REFILE-VEGOILS-Global Weather Concerns Lift Palm Oil Futures
10/07/2012 (Reuters) - Malaysian crude palm oil futures rose on Monday on worries that unfavourable weather, from the United States to India, could crimp oilseed production and tighten global supply of cooking oil during a peak season for Asian demand.
A shortfall in India's monsoon rains is the latest weather concern to hit edible oil markets as summer-sown crops such as soybeans will be affected, forcing the world's largest importer of edible oil to buy more alternative palm oil.
Palm oil, which has lost 0.5 percent so far this year, is also now rising due to the drought in the United States, which is hurting soybean yields.
"Palm oil is taking a free ride.
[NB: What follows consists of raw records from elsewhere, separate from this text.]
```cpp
hipError_t launch_prepass(const PrepassArgs& a, int nblocks, hipStream_t s);
hipError_t launch_cluster_summary(const PrepassArgs& a, hipStream_t s);
hipError_t launch_dense_list(const PrepassArgs& a, hipStream_t s);
hipError_t launch_resolve(const ResolveArgs& a, hipStream_t s);
hipError_t launch_exact_rows(const PrepassArgs& a, int nblocks, hipStream_t s, int* path = nullptr);
size_t resolve_smem_bytes(int scap, int m, int blocks);
size_t resolve_fpg_smem_bytes(int lcap, int m);
int resolve_fpg_max_grid(int lcap, int m);
int warm_sweep_kernels(int lcap, int m);
hipError_t warm_launch_kernels(const PrepassArgs& pa, const ResolveArgs& ra, const int* zero, int* scratch,
                               hipStream_t s);
int device_cus();
hipError_t launch_relabel(int* c, const int* los, int n, const ResolveCtl* ctl, hipStream_t s);
hipError_t launch_finish_sweep(int* counts, int* sol, int* los, int* src, int cap, const ResolveCtl* ctl, int n,
                               hipStream_t s);
hipError_t launch_apply_moves(const int* mlog, const int* mcount, int grid, const uint8_t* codes_t, int d, int nq,
                              int mmax, unsigned int* freq, const ResolveCtl* ctl, int n, int nslots, hipStream_t s);
hipError_t launch_freq_gather(const unsigned int* freq, const int* sol, int Kmax, int fs, unsigned int* out,
                              const ResolveCtl* ctl, int n, hipStream_t s);
// ... 486 lines not shown
    bool valid = false;
    uint64_t pos = 0, epoch = 0;
    int mti = 0;
    int64_t N = 0;
    hipEvent_t ev = nullptr;
    const uint32_t* blk = nullptr;
  } phidev;
  struct PhiSlice {
    PinBuf<uint32_t> buf;
    hipEvent_t ev = nullptr;
    uint64_t s0 = 0, epoch = ~0ull, stamp = 0;
    int64_t words = 0;
    bool valid = false;
  } phis[3];
  uint64_t phis_clock = 0;
  uint64_t look_from = 0;
  int64_t look_words = 0;
  RngWindow win[2];
  int mt_G = 0, mt_bpg = 0;
  DevBuf<uint64_t> d_jpoly;
  DevBuf<uint32_t> d_jidx;
  DevBuf<int> d_joff;
  int64_t cmax = 1 << 16;
  struct PendingAdopt {
    bool active = false;
    hipEvent_t ev = nullptr;
    PinBuf<uint32_t> arr;
    const uint32_t* host_src = nullptr;
    const uint32_t* from_raw = nullptr;
    int mti = 0;
  } pend;
  std::string err;
  hipEvent_t ev[8];

  int n = 0, d = 0, nq = 0, dp = 0, mmax = 0;
  int wb = 1, W = 1, bw = 0;
  bool hig_log = false;
  int Ws = 2;
  double gamma = 0;
  std::vector<int32_t> att;
  std::vector<double> v, w;
  std::vector<uint8_t> codes;
  DevBuf<uint8_t> d_codes_t;
  DevBuf<uint64_t> d_xpk;
  DevBuf<uint64_t> d_xbs;
  DevBuf<double> d_logn;
// ... 295 lines not shown
    }
  }

  void rng_sync() {
    if (!pend.active) return;
    if (pend.from_raw) {
      HIPCHK(hipEventSynchronize(phidev.ev));
      mark("rs.slice");
      for (int i = 0; i < 624; ++i) rng.mt[i] = mt_untemper(pend.from_raw[i]);
    } else {
      HIPCHK(hipEventSynchronize(pend.ev));
      mark("rs.state");
      std::memcpy(rng.mt, pend.host_src ? pend.host_src : pend.arr.p, sizeof(rng.mt));
    }
    rng.mti = pend.mti;
    pend.active = false;
  }
  void rng_drop_pending() { pend.active = false; }

  void size_window(RngWindow& W, int64_t count, int64_t export_after) {
    const int head = W.mti0 >= 624 ? 0 : 624 - W.mti0;
    W.nblocks = count > head ? (int)((count - head + 623) / 624) : 0;
    W.count = count;
    if (W.raw.n < (size_t)count) W.raw.ensure((size_t)count + (size_t)count / 4);
    const size_t aw = (size_t)((count + 623) / 624 + 2) * 624;
    if (W.arrays.n < aw) W.arrays.ensure(aw + aw / 4);
    W.init.ensure(624);
    W.h_init.ensure(624);
    if (!W.done) HIPCHK(hipEventCreateWithFlags(&W.done, hipEventDisableTiming));
    W.export_from = (int)std::max<int64_t>(1, (export_after - head) / 624 - 1);
    W.export_after = export_after;
  }
  void gstream_after_copies() {
    if (pend.ev) HIPCHK(hipStreamWaitEvent(gstream, pend.ev, 0));
    for (auto& sl : phis)
      if (sl.ev) HIPCHK(hipStreamWaitEvent(gstream, sl.ev, 0));
  }
  void run_window(RngWindow& W) {
    ensure_jump(W.count);
    const bool multi = mt_G > 1 && W.count >= (int64_t)mt_G * 624 * 8;
    MtGenArgs a{W.init_src ? W.init_src : W.init.p, W.mti0, W.count, W.raw.p, W.arrays.p, W.nblocks, W.export_from,
                multi ? d_jpoly.p : nullptr, d_jidx.p, d_joff.p, mt_bpg, multi ? mt_G : 1};
    HIPCHK(launch_mt_gen(a, gstream));
    HIPCHK(hipEventRecord(W.done, gstream));
    W.gen++;
    stats.rng_windows++;
    W.valid = true;
  }

  void launch_window(RngWindow& W, int64_t count, int64_t export_after = 0) {
    rng_sync();
    if (rng.mti == 625) {
      uint32_t seed = 4357;
      for (int i = 0; i < 624; i++) {
        rng.mt[i] = seed & 0xffff0000u;
        seed = 69069u * seed + 1u;
        rng.mt[i] |= (seed & 0xffff0000u) >> 16;
        seed = 69069u * seed + 1u;
      }
      rng.mti = 624;
    }
    HIPCHK(hipStreamSynchronize(gstream));
    if (cstream) HIPCHK(hipStreamSynchronize(cstream));
    W.mti0 = rng.mti;
    W.start_pos = rng.pos;
    W.epoch = rng.epoch;
    size_window(W, count, export_after);
    RngWindow& O = (&W == &win[0]) ? win[1] : win[0];
    if (O.raw.n < W.raw.n) O.raw.ensure(W.raw.n);
// ... 9 lines not shown

  void locate(const RngWindow& W, uint64_t target, int64_t* blk, int* mti) const {
    const uint64_t r = target - W.start_pos;
    const uint64_t head = W.mti0 >= 624 ? 0 : 624 - W.mti0;
    if (r < head) {
      *blk = 0;
      *mti = W.mti0 + (int)r;
      return;
    }
    const uint64_t b = 1 + (r - head) / 624, k = (r - head) % 624;
    *blk = (int64_t)(k == 0 ? b - 1 : b);
    *mti = k == 0 ? 624 : (int)k;
    if (*blk != 0 && *blk < W.export_from) throw HipError{hipErrorInvalidValue, "rng window export"};
  }

  void launch_window_from(RngWindow& Wn, RngWindow& Ws, uint64_t target, int64_t count, int64_t export_after) {
    int64_t blk;
    int mti;
    locate(Ws, target, &blk, &mti);
    Wn.mti0 = mti;
    Wn.start_pos = target;
    Wn.epoch = rng.epoch;
    gstream_after_copies();
    size_window(Wn, count, export_after);
    if (blk == 0) {
      HIPCHK(hipMemcpyAsync(Wn.init.p, Ws.init_src ? Ws.init_src : Ws.init.p, 624 * 4, hipMemcpyDeviceToDevice,
                            gstream));
      Wn.init_src = Wn.init.p;
    } else {
      Wn.init_src = Ws.arrays.p + (blk - 1) * 624;
    }
    HIPCHK(hipMemcpyAsync(Wn.h_init.p, Wn.init_src, 624 * 4, hipMemcpyDeviceToHost, gstream));
    run_window(Wn);
  }

  void ensure_jump(int64_t count) {
    const int G = sw::get<sw::MT_WORKGROUPS>();
    if (count < (int64_t)G * 624 * 8) return;
    if (mt_G == G && count <= (int64_t)624 * G * mt_bpg) return;
    const int bpg = (int)((count * 5 / 4 + 624 * G - 1) / (624 * G));
    HIPCHK(hipStreamSynchronize(gstream));
    if (!build_jump(d_jpoly, d_jidx, d_joff, G, bpg)) return;
    mt_G = G;
    mt_bpg = bpg;
  }

  bool build_jump(DevBuf<uint64_t>& jpoly, DevBuf<uint32_t>& jidx, DevBuf<int>& joff, int G, int bpg) {
    static const Poly phi = mt_charpoly();
    if (phi.empty()) return false;
    const uint64_t J = (uint64_t)624 * bpg;
// ... 150 lines not shown
    if (!sl->ev) HIPCHK(hipEventCreateWithFlags(&sl->ev, hipEventDisableTiming));
    HIPCHK(hipStreamWaitEvent(cstream, W.done, 0));
    HIPCHK(hipMemcpyAsync(sl->buf.p, W.raw.p + (s0 - W.start_pos), (size_t)words * 4, hipMemcpyDeviceToHost, cstream));
    HIPCHK(hipEventRecord(sl->ev, cstream));
    sl->valid = true;
    sl->s0 = s0;
    sl->words = words;
    sl->epoch = rng.epoch;
    sl->stamp = ++phis_clock;
    return sl;
  }
  void phi_lookahead() {
    if (!look_from || (debug & HDPM_DBG_NO_LOOKAHEAD)) return;
    const uint64_t from = look_from;
    look_from = 0;
    for (auto& sl : phis)
      if (sl.valid && sl.epoch == rng.epoch && sl.s0 <= from && from + (uint64_t)look_words <= sl.s0 + (uint64_t)sl.words)
        return;
    const RngWindow* X = nullptr;
    for (auto& W : win)
      if (W.valid && W.epoch == rng.epoch && W.start_pos <= from &&
          from + (uint64_t)look_words <= W.start_pos + (uint64_t)W.count && (!X || W.start_pos < X->start_pos))
        X = &W;
    if (X && hipEventQuery(X->done) == hipSuccess) {
      const RngWindow& W = *X;
      {
        const PhiSlice* keep = nullptr;
        for (auto& sl : phis)
          if (phidev.valid && sl.valid && phidev.blk >= sl.buf.p && phidev.blk < sl.buf.p + sl.words) keep = &sl;
        (void)phi_slice_copy(W, from, look_words, keep);
        stats.phi_lookahead_copies++;
      }
    }
  }

  static constexpr int kLead = 8;
  int64_t window_span(int64_t n) const {
    const int64_t cap = (int64_t)1 << 27;
    return std::max(n + cmax, std::min<int64_t>(16 * (n + (1 << 18)), cap));
  }
  const uint32_t* device_draws(int64_t n) {
    RngWindow* W = nullptr;
    for (auto& w : win)
      if (covers(w, rng.pos, n) && (!W || w.start_pos < W->start_pos)) W = &w;
    if (!W) {
      if (win[0].valid || win[1].valid) cmax = std::min<int64_t>(cmax * 2, 1 << 26);
      W = &win[0];
      launch_window(*W, window_span(n), n);
      stats.rng_windows_fresh++;
    }
    mark("dd.window");
    HIPCHK(hipStreamWaitEvent(stream, W->done, 0));
    const uint32_t* p = W->raw.p + (rng.pos - W->start_pos);
    const uint64_t target = rng.pos + n;
    if (!phi_device_prefetch(*W, target, phi_prefetch)) adopt_state_at(*W, target);
    mark("dd.state");
    look_from = target + (uint64_t)n > 624 ? target + (uint64_t)n - 624 : 0;
    look_words = 2 * phi_prefetch + 3 * 624;
    RngWindow* other = (W == &win[0]) ? &win[1] : &win[0];
    const bool ahead = other->valid && other->epoch == rng.epoch && other->start_pos > W->start_pos;
    const uint64_t wend = W->start_pos + (uint64_t)W->count;
    if (!ahead && wend < target + (uint64_t)(kLead * (n + cmax)))
      launch_window_from(*other, *W, target, window_span(n), n);
    return p;
  }

  void tables_for(const uint8_t* cen, const double* sig, uint8_t* out_codes, double* out_tab) const {
    std::memset(out_codes, 0, dp);
    for (int j = 0; j < d; ++j) {
      out_codes[j] = cen[j];
      dhamming_pair(sig[j], att[j], &out_tab[2 * j], &out_tab[2 * j + 1]);
    }
  }

  void bounds_for(const uint8_t* cen, const double* tab, uint64_t* out) const {
    std::memset(out, 0, (size_t)bw * 8);
    long double A = 0.0L, sc = 0.0L;
    double dmax = 0.0, dmin = INFINITY;
    for (int j = 0; j < d; ++j) {
      const unsigned code = cen[j] - 1u;
      for (int b = 0; b < wb; ++b)
        if ((code >> b) & 1u) out[b * Ws + (j >> 6)] |= 1ull << (j & 63);
      A += (long double)tab[2 * j];
      sc += (long double)std::max(std::fabs(tab[2 * j]), std::fabs(tab[2 * j + 1]));
      const double dj = tab[2 * j] - tab[2 * j + 1];
      dmax = std::max(dmax, dj);
// ... 348 lines not shown
  }

  int set_pool(const double* cen, const double* sig, int64_t P_) {
    if (!n) { err = "set_data first"; return kArg; }
    if (P_ <= 0 || P_ > 0x7fffffff) { err = "pool size must be in 1..2^31-1"; return kArg; }
    P = P_;
    pool_on_device = false;
    h_pool_c.resize((size_t)P * d);
    h_pool_s.assign(sig, sig + (size_t)P * d);
    for (size_t q = 0; q < (size_t)P * d; ++q) h_pool_c[q] = (uint8_t)(int)cen[q];
    upload_pool();
    return kOk;
  }

  int generate_pool(int64_t P_) {
    if (!n) { err = "set_data first"; return kArg; }
    if (P_ <= 0 || P_ > 0x7fffffff) { err = "pool size must be in 1..2^31-1"; return kArg; }
    auto t0 = std::chrono::steady_clock::now();
    int st = -1;
    if (!(debug & HDPM_DBG_HOST_POOL) && glibc_selfcheck()) st = generate_pool_device(P_);
    if (st < 0) st = generate_pool_host(P_);
    stats.pool_calls++;
    stats.pool_entries += P_;
    stats.t_pool_ms += std::chrono::duration<double, std::milli>(std::chrono::steady_clock::now() - t0).count();
    return st;
  }

  int generate_pool_host(int64_t P_) {
    P = P_;
    pool_on_device = false;
    h_pool_c.resize((size_t)P * d);
    h_pool_s.resize((size_t)P * d);
    for (int64_t e = 0; e < P; ++e) {
      sample_center_uniform(&h_pool_c[(size_t)e * d]);
      int st = sample_sigma(v.data(), w.data(), &h_pool_s[(size_t)e * d]);
      if (st) { err = "rhig failed in pool generation"; return st; }
    }
    upload_pool();
    return kOk;
  }

  static bool glibc_selfcheck() {
    static const bool ok = [] {
      Rng r;
      r.set_seed(424242u);
      for (int k = 0; k < 200000; ++k) {
// ... 545 lines not shown
    sweep_buffers(track, m);
    __atomic_store_n(&h_pipe.p[q].flag, 0, __ATOMIC_RELEASE);
    __atomic_store_n(&h_pipe.p[q].dev, 0, __ATOMIC_RELEASE);
    h_pipe.p[q].raw = nullptr;
    h_pipe.p[q].raw_dev = nullptr;
    pre.early = false;
    pre.early_raw = nullptr;
    pre.early_went = false;
    const bool dev = !host_spec();
    const uint64_t lo = dev ? dspec.pos : spec.pos;
    const uint64_t hi = lo + (uint64_t)(dev ? dspec.pl.need : 2 * phi_prefetch) + (uint64_t)n * (m + 1);
    int whole = -1;
    for (int k = 0; k < 2; ++k) {
      const RngWindow& w = win[k];
      if (w.valid && w.epoch == rng.epoch && w.start_pos <= lo && hi <= w.start_pos + (uint64_t)w.count &&
          (whole < 0 || w.start_pos < win[whole].start_pos))
        whole = k;
    }
    for (int k = 0; k < 2; ++k) {
      pre.gen[k] = ~0ull;
      const RngWindow& w = win[k];
      if (whole >= 0 ? k == whole
                     : (w.valid && w.epoch == rng.epoch && w.start_pos < hi && lo < w.start_pos + (uint64_t)w.count)) {
        HIPCHK(hipStreamWaitEvent(stream, w.done, 0));
        pre.gen[k] = w.gen;
      }
    }
    PipeAuto au{};
    const bool labels_from_device = record_now && !host_c_valid;
    if (sw::get<sw::PIPE_AUTO>() && dev && pipe_auto && dspec.ran && dspec.fast && dspec.chain && whole >= 0 &&
        !labels_from_device) {
      const RngWindow& w = win[whole];
      au = PipeAuto{dspec.chain, w.raw.p, (int64_t)w.start_pos, w.count, (int64_t)n * (m + 1), 1};
    }
    if (dev) HIPCHK(hipStreamWaitEvent(stream, dspec.ev, 0));
    pipe_seq = next_seq();
    HIPCHK(launch_pipe_wait(&h_pipe.p[q], ctl_at(par), ctl_at(q), n, &d_pipe.p[q], pipe_limit_ticks, stream, au,
                            pipe_seq));
    pre.au = au.on != 0;
    pre.t_enq = std::chrono::steady_clock::now();
    pre.active = true;
    pre.par = q;
    pre.dev = dev;
    pre.buf = dev ? -1 : spec.stage_buf;
    pre.m = m;
    pre.track = track;
// ... 2460 lines not shown
  if (!hdpm::head_fits(ctx->wb, ctx->Ws)) { ctx->err = "no pool-entry heads for this layout"; return HDPM_E_ARG; }
  GUARD({
    HIPCHK(hipMemcpyAsync(out, ctx->d_pool_head.p, (size_t)P * hdpm::head_stride(ctx->wb, ctx->Ws) * 8, hipMemcpyDeviceToHost,
                          ctx->stream));
    HIPCHK(hipStreamSynchronize(ctx->stream));
    return HDPM_OK;
  })
}
int hdpm_get_option(hdpm_ctx* h, int32_t option, double* value) {
  CTX();
  if (!value) return HDPM_E_ARG;
  switch (option) {
    case HDPM_OPT_HIG_LOGSPACE: *value = ctx->hig_log ? 1.0 : 0.0; return HDPM_OK;
    case HDPM_OPT_PHI_DEVICE: *value = (double)ctx->phi_mode; return HDPM_OK;
    case HDPM_OPT_PIPE_WAIT_US: *value = (double)ctx->pipe_limit_ticks * 0.01 * (ctx->pipe_host_check ? 1 : -1); return HDPM_OK;
    case HDPM_OPT_FPG_WAIT_US: *value = (double)ctx->fpg_limit_ticks * 0.01; return HDPM_OK;
    case HDPM_OPT_FPG_FAIL_AT: *value = (double)ctx->fpg_fail_at; return HDPM_OK;
    case HDPM_OPT_EXACT_KERNEL: *value = (double)ctx->exact_pref; return HDPM_OK;
    case HDPM_OPT_LAT_NEGLIGIBLE: *value = ctx->lat_negl; return HDPM_OK;
    case HDPM_OPT_SM_WIDE_WAIT_US: *value = (double)ctx->sm_wide_ticks * 0.01; return HDPM_OK;
    case HDPM_OPT_SM_CHAIN: *value = (double)ctx->sm_chain_mode; return HDPM_OK;
    case HDPM_OPT_CAPTURE_DELAY_US: *value = ctx->capture_delay_us; return HDPM_OK;
    case HDPM_OPT_PHI_SD_SCALE: *value = ctx->phi_sd_scale; return HDPM_OK;
    default:
      ctx->err = "unknown option";
      return HDPM_E_ARG;
  }
}
int hdpm_set_option(hdpm_ctx* h, int32_t option, double value) {
  CTX();
  switch (option) {
    case HDPM_OPT_HIG_LOGSPACE:
      ctx->hig_log = value != 0.0;
      return HDPM_OK;
    case HDPM_OPT_PHI_DEVICE:
      if (!(value == 0.0 || value == 1.0 || value == 2.0 || value == 3.0)) {
        ctx->err = "phi device: 0 host, 1 device, 2 device (general kernels), 3 automatic";
        return HDPM_E_ARG;
      }
      GUARD(ctx->cancel_ahead();)
      ctx->phi_mode = (int)value;
      return HDPM_OK;
    case HDPM_OPT_FPG_WAIT_US:
      if (!(value > 0.0) || !std::isfinite(value)) { ctx->err = "fpg wait limit must be positive"; return HDPM_E_ARG; }
      GUARD(ctx->cancel_ahead();)
      ctx->fpg_limit_ticks = std::max(1LL, (long long)(value * 100.0));
// ... 21 lines not shown
    case HDPM_OPT_SM_CHAIN:
      if (!(value >= 0.0) || !(value <= 1000.0) || value != std::floor(value)) {
        ctx->err = "sm chain: 0 off, 1 on, 2 + 3k / 3 + 3k / 4 + 3k stop at scan k / its updates (testing)";
        return HDPM_E_ARG;
      }
      GUARD(ctx->cancel_ahead();)
      ctx->sm_chain_mode = (int)value;
      return HDPM_OK;
    case HDPM_OPT_PIPE_WAIT_US:
      if (value == 0.0 || !std::isfinite(value)) { ctx->err = "pipe wait limit must be non-zero"; return HDPM_E_ARG; }
      GUARD(ctx->cancel_ahead();)
      ctx->pipe_limit_ticks = std::max(1LL, (long long)(std::fabs(value) * 100.0));
      ctx->pipe_host_check = value > 0;
      return HDPM_OK;
    case HDPM_OPT_CAPTURE_DELAY_US:
      if (!(value >= 0.0) || !(value <= 1e6)) { ctx->err = "capture delay must be in [0, 1e6] us"; return HDPM_E_ARG; }
      ctx->capture_delay_us = value;
      return HDPM_OK;
    case HDPM_OPT_PHI_SD_SCALE:
      if (!(value >= 0.0) || !(value <= 1.0)) { ctx->err = "phi sd scale must be in [0, 1]"; return HDPM_E_ARG; }
      GUARD(ctx->cancel_ahead();)
      ctx->phi_sd_scale = value;
      return HDPM_OK;
    default:
      ctx->err = "unknown option";
      return HDPM_E_ARG;
  }
}
int hdpm_psm_build(hdpm_ctx* h, const int32_t* c_trace, int32_t M, int32_t N) {
  CTX();
  GUARD(return ctx->sum.psm_build(c_trace, M, N);)
}
int hdpm_psm_rows(hdpm_ctx* h, int32_t row0, int32_t nrows, double* out) {
  CTX();
  GUARD(return ctx->sum.psm_rows(row0, nrows, out);)
}
int hdpm_psm_vi_lb(hdpm_ctx* h, const int32_t* cls, int32_t ncand, double* out) {
  CTX();
  GUARD(return ctx->sum.psm_vi_lb(cls, ncand, out);)
}
int hdpm_trace_build(hdpm_ctx* h, const int32_t* c_trace, int32_t M, int32_t N, int64_t table_budget_bytes) {
  CTX();
  GUARD(return ctx->sum.trace_build(c_trace, M, N, table_budget_bytes);)
}
int hdpm_trace_terms(hdpm_ctx* h, const int32_t* cls, int32_t ncand, uint64_t* all, uint64_t* same) {
  CTX();
// ... 101 lines not shown
```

It will take more of the market from soybean oil, especially during the festival season on the Asian side," said a trader with a foreign commodities brokerage.
Benchmark September palm oil futures on the Bursa Malaysia Derivatives Exchange ended the day up 0.7 percent or 23 ringgit at 3,153 ringgit ($990) per tonne.
Traded volumes stood at 18,615 lots of 25 tonnes each, lower than the usual 25,000 lots.
Technicals, however appeared negative. Reuters analyst Wang Tao said the tropical oil would revisit a July 5 low of 3,095 ringgit, as it had completed a rebound from the June 14 low of 2,838 ringgit.
Traders are expecting on Tuesday a slew of Malaysian export data for the first ten days of July which could show strong festival demand for the edible oil.
The Asian festival season starts with the Muslim observance of Ramadan, which begins around July 20, where a month of fasting in the day is followed by feasts in the evening.
The market is also on the lookout for industry regulator Malaysian Palm Oil Board's June palm oil stocks that will show a 14-month low because of strong demand chasing modest production growth.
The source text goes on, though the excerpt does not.